= EXERCISE PROMPT =
What lines in the listing include "boxes"? Return a copy of each.

------------------------------------------------------------------------

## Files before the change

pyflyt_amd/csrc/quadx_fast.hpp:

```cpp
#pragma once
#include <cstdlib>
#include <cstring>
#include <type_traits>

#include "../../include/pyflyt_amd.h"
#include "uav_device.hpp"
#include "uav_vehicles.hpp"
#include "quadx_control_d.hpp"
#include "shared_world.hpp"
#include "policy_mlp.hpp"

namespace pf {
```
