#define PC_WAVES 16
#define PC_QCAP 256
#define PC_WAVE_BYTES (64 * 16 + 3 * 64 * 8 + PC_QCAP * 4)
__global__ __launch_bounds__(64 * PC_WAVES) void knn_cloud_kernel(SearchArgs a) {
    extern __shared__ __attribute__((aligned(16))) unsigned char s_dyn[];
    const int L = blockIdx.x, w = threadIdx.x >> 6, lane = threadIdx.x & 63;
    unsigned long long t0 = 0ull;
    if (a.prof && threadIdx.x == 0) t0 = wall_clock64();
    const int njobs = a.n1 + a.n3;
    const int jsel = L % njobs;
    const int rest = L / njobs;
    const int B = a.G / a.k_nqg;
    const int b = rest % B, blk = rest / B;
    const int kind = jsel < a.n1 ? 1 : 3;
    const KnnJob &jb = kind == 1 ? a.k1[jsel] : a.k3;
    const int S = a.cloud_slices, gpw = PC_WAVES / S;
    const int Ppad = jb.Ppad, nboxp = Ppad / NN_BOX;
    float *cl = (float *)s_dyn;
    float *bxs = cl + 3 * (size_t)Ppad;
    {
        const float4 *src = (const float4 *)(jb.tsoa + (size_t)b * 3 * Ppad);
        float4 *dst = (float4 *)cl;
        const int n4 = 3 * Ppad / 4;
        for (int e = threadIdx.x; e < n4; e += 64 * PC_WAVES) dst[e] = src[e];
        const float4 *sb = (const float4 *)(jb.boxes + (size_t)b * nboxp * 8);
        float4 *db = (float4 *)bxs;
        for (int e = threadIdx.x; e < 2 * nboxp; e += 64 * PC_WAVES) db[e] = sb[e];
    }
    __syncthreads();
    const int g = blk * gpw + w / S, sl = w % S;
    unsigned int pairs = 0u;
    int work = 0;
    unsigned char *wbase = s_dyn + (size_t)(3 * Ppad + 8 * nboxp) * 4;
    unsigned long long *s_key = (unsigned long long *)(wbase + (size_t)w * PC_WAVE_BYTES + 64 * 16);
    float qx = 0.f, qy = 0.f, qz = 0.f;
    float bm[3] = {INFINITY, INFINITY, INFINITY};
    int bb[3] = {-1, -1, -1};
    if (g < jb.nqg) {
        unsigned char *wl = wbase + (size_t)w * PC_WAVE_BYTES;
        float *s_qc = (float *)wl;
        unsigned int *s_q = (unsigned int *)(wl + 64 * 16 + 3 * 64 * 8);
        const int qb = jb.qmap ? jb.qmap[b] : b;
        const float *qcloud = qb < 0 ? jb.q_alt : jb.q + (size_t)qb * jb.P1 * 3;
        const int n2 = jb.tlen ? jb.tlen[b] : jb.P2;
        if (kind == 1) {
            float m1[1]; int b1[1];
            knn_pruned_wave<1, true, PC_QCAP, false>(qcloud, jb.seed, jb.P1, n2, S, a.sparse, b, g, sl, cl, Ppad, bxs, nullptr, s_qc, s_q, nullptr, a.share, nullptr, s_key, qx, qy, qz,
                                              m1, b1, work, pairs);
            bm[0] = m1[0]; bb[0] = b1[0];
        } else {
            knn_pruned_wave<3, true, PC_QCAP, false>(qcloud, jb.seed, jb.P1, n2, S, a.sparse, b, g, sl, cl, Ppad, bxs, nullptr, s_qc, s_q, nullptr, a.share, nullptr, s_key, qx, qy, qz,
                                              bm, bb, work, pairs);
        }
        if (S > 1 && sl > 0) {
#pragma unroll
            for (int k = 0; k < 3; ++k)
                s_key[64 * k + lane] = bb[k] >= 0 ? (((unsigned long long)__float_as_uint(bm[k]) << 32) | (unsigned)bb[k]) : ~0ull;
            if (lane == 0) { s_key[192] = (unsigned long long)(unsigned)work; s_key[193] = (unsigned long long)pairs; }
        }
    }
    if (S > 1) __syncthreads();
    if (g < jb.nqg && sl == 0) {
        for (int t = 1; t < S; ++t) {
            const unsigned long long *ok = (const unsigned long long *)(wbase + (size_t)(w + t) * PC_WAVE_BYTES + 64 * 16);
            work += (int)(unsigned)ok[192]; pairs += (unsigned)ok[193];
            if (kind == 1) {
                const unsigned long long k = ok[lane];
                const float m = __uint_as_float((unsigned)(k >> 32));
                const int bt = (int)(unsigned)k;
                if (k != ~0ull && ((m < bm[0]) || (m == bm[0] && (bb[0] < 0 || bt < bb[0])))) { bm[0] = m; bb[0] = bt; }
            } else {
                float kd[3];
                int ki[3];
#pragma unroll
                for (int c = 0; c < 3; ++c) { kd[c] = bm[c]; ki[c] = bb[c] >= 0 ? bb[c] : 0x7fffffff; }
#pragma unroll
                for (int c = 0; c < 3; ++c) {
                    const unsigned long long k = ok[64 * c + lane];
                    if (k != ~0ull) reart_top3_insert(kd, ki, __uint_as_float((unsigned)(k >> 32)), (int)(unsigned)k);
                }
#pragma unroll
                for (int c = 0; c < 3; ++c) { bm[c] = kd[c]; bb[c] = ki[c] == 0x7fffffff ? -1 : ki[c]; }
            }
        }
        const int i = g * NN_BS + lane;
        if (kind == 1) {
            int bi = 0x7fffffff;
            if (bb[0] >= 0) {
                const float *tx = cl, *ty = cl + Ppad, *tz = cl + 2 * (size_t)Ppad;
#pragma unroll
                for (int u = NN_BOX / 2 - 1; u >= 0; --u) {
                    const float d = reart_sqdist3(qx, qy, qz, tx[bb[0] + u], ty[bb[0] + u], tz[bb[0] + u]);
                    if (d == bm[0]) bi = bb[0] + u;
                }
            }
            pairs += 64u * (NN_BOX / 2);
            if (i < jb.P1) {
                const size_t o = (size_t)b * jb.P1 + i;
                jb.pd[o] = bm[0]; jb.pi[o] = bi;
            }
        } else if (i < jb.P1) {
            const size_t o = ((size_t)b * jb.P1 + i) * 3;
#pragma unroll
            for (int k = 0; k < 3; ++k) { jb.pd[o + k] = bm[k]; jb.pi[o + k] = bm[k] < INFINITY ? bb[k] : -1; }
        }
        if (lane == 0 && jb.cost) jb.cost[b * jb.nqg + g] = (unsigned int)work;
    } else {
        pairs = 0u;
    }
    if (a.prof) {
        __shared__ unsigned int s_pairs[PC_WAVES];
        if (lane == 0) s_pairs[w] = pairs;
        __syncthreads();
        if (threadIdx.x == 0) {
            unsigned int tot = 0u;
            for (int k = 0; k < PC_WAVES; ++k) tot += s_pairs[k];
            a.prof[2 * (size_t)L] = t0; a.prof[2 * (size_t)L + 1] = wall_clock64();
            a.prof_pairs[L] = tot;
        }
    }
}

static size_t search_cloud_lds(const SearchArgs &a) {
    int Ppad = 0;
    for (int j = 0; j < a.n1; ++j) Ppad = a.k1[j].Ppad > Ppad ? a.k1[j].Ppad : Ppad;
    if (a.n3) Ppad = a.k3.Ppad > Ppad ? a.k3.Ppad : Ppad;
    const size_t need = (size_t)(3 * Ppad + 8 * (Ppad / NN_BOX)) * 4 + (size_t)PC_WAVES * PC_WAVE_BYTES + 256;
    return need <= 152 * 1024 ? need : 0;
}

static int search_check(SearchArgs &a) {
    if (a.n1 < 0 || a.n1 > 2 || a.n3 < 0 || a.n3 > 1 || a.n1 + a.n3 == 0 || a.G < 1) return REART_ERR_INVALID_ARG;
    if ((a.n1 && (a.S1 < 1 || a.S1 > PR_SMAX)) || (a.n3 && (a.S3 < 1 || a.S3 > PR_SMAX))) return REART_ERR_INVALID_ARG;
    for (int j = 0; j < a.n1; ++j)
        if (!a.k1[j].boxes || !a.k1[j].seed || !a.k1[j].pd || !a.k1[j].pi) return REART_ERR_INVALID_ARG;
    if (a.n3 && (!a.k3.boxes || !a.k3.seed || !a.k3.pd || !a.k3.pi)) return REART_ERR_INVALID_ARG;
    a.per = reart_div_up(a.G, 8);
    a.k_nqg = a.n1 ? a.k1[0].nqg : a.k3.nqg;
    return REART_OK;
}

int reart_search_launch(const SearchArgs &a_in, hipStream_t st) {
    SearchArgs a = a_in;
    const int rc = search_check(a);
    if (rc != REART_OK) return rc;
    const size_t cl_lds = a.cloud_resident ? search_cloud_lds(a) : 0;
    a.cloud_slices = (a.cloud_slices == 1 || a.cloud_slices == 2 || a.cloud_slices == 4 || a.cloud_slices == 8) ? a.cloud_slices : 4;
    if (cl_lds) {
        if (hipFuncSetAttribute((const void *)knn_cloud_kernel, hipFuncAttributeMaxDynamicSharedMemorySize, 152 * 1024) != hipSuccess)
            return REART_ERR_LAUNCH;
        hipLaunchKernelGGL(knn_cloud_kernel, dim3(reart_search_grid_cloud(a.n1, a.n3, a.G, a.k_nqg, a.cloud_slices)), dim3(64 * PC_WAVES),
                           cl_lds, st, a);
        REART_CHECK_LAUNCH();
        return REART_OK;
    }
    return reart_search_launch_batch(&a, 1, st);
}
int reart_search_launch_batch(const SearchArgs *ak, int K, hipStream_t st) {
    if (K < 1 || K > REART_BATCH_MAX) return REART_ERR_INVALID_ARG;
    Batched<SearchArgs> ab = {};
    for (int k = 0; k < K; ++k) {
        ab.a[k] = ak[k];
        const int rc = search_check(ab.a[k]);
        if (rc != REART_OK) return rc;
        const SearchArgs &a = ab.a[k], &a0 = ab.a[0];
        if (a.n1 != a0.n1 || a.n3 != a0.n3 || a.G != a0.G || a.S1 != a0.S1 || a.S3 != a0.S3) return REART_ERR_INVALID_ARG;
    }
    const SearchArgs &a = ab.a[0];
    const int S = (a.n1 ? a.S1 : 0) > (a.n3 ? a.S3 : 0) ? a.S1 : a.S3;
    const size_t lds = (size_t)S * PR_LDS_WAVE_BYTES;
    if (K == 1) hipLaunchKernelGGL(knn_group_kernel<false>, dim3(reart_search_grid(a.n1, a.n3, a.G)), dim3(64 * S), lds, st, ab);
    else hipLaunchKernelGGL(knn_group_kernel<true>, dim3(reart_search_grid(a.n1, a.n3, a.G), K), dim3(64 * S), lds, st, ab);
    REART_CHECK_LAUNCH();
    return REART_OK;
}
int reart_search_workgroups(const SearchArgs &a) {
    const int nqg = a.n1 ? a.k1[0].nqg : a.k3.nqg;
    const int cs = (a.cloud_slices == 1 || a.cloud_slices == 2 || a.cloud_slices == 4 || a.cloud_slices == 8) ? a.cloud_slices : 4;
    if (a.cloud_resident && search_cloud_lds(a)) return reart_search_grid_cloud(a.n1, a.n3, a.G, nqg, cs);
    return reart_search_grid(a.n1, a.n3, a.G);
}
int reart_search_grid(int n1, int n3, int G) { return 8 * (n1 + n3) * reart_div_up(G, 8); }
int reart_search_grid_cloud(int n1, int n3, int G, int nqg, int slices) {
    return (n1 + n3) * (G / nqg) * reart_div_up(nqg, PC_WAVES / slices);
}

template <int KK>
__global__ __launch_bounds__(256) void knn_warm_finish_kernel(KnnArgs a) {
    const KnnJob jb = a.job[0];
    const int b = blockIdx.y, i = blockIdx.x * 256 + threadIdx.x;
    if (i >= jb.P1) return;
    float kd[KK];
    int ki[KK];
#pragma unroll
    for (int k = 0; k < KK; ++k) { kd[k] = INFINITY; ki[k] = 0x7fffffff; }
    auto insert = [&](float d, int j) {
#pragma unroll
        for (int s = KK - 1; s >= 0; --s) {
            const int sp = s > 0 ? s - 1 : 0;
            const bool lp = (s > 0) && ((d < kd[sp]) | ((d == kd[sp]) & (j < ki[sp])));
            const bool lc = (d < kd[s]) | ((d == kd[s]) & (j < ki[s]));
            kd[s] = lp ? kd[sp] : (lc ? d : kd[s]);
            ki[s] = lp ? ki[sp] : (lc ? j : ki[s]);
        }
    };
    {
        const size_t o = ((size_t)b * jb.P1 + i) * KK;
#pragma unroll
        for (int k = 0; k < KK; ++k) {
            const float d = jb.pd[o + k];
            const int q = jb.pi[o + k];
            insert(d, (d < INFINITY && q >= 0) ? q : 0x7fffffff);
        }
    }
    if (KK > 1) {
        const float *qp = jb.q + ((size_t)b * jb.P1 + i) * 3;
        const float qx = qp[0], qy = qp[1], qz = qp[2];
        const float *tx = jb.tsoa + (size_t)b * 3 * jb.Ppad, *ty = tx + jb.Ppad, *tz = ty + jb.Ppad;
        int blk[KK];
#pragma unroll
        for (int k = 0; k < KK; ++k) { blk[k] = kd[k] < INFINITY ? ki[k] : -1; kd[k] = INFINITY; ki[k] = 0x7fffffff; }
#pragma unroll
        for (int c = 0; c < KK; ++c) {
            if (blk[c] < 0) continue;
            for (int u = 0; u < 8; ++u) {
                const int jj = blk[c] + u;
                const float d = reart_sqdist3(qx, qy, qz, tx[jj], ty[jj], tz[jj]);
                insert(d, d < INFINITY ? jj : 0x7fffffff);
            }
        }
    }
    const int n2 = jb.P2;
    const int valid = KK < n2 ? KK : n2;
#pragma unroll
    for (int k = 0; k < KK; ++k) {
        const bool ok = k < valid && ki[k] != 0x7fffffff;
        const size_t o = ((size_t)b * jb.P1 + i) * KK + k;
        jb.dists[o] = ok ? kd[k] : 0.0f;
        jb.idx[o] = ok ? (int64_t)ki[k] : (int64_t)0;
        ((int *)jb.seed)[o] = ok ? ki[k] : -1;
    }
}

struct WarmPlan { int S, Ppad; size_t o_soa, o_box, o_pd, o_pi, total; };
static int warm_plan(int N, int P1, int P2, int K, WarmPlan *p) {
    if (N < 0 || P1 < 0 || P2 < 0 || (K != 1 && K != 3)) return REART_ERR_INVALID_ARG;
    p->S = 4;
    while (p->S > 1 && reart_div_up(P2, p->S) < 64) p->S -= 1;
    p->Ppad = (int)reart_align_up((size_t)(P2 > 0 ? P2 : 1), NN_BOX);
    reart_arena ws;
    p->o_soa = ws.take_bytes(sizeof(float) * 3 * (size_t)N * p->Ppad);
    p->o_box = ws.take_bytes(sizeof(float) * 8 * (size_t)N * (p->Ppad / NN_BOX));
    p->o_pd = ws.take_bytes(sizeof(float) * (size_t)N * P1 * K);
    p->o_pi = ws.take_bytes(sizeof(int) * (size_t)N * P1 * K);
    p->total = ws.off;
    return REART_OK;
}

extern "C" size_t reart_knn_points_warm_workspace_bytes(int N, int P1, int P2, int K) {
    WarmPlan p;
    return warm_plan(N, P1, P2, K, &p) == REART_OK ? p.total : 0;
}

------------------------------------------------------------------------

= COMPLETED TASK =
        const float4 *sb = (const float4 *)(jb.boxes + (size_t)b * nboxp * 8);
        if (!a.k1[j].boxes || !a.k1[j].seed || !a.k1[j].pd || !a.k1[j].pi) return REART_ERR_INVALID_ARG;
    if (a.n3 && (!a.k3.boxes || !a.k3.seed || !a.k3.pd || !a.k3.pi)) return REART_ERR_INVALID_ARG;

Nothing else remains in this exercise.